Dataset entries
..............................

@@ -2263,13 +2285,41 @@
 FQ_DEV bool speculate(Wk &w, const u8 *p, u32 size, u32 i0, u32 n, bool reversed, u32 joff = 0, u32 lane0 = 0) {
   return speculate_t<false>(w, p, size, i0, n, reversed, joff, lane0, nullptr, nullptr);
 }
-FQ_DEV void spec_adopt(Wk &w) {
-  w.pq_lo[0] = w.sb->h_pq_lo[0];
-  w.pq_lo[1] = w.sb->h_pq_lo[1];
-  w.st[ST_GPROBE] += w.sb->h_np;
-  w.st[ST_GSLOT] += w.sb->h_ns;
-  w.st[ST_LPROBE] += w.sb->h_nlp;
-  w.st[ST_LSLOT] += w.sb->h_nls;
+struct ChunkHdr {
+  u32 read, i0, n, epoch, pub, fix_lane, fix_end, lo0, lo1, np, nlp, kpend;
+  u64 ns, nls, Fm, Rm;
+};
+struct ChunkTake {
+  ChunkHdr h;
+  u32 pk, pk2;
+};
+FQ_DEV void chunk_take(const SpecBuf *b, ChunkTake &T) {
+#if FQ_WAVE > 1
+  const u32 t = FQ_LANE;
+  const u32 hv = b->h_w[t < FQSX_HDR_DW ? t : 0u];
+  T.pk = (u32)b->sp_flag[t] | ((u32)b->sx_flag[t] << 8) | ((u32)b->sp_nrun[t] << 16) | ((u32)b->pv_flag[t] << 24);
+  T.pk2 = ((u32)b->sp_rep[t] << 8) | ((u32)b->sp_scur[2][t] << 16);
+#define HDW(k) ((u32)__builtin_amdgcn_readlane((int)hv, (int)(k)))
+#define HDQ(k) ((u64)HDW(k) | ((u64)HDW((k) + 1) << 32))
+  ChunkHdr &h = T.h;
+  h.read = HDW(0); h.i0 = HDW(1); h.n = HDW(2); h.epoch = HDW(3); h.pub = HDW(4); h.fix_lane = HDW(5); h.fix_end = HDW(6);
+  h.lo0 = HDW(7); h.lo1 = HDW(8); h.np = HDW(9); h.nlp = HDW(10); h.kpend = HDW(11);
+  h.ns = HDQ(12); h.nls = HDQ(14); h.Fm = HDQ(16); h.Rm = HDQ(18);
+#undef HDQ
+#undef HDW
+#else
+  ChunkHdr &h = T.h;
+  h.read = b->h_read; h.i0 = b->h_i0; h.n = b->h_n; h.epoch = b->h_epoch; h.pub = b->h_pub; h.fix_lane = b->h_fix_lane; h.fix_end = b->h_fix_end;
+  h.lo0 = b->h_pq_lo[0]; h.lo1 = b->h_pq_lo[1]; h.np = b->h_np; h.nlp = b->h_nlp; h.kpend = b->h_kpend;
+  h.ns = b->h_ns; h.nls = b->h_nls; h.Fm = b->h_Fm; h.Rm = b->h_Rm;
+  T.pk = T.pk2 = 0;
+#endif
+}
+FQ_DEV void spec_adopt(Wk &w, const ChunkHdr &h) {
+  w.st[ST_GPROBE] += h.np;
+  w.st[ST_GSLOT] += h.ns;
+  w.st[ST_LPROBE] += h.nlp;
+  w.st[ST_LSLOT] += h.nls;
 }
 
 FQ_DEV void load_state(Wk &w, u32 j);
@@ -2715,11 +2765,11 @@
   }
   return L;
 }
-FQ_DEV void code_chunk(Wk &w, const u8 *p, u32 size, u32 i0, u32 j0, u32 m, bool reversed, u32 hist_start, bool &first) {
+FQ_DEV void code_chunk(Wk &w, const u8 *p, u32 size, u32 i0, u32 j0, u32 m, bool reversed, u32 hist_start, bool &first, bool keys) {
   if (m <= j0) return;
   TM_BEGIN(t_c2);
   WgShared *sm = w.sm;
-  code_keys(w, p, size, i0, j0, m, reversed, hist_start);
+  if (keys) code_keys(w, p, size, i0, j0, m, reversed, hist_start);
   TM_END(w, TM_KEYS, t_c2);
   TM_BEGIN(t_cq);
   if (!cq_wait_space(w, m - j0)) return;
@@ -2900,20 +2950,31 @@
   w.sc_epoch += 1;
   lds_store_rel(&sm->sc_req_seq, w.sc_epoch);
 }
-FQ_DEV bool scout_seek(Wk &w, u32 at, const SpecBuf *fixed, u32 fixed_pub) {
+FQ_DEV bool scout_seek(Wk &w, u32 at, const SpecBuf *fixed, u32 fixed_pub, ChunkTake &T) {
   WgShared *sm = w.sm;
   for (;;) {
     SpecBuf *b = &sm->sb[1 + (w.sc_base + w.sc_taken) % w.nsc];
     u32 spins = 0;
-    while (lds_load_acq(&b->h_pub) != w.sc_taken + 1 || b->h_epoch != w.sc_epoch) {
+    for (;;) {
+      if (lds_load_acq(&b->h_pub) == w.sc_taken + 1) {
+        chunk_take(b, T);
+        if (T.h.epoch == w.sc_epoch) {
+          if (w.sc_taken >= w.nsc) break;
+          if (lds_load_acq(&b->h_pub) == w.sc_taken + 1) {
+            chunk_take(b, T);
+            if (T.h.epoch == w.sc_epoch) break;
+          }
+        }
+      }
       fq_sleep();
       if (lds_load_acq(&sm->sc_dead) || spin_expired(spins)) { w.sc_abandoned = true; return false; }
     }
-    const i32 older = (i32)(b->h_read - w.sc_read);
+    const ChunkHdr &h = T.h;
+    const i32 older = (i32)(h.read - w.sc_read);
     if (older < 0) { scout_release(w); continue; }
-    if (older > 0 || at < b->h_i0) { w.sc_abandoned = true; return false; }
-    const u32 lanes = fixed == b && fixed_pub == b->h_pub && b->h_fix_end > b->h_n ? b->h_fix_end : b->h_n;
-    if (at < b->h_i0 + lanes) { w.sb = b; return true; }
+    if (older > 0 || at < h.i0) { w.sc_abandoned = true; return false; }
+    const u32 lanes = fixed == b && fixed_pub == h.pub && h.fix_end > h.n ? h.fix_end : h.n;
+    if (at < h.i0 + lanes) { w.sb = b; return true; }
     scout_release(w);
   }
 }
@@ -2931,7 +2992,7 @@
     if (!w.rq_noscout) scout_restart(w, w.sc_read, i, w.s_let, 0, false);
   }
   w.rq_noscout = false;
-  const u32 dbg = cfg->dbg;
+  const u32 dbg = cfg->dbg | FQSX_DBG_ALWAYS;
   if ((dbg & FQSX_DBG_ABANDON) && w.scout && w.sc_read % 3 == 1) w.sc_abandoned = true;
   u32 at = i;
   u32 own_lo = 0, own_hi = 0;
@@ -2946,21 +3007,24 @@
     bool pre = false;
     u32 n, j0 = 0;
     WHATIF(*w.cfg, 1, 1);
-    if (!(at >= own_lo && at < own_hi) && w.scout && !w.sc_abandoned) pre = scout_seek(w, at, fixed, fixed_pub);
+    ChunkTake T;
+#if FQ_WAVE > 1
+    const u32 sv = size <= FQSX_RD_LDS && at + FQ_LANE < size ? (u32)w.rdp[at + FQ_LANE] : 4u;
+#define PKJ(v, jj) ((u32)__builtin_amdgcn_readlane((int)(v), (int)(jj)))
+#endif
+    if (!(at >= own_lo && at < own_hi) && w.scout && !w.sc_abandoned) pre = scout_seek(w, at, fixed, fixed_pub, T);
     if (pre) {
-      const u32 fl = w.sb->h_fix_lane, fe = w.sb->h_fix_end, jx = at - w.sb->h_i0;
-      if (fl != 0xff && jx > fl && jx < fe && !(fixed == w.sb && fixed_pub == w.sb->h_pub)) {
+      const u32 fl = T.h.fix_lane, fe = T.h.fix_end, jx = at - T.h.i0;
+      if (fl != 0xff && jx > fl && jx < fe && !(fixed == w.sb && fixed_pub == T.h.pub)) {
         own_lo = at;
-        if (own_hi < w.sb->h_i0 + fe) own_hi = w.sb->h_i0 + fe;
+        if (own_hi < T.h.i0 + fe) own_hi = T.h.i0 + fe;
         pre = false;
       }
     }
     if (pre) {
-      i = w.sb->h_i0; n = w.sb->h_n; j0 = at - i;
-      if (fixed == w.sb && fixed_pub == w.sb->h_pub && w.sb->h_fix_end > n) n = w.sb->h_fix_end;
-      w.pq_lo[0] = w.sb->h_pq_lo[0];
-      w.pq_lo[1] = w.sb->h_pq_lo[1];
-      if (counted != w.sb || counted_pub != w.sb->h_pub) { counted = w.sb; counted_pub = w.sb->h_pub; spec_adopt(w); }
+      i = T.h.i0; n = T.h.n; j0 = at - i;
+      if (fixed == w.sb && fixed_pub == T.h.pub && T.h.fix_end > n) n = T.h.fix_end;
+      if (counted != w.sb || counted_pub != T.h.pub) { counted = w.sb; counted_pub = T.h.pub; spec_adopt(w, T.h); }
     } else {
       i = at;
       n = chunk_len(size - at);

..............................

EXERCISE:
Scan the records above for the string "ChunkHdr", and copy every line where it turns up.

ANSWER TO THIS TASK:
+struct ChunkHdr {
+  ChunkHdr h;
+  ChunkHdr &h = T.h;
+  ChunkHdr &h = T.h;
+FQ_DEV void spec_adopt(Wk &w, const ChunkHdr &h) {
+    const ChunkHdr &h = T.h;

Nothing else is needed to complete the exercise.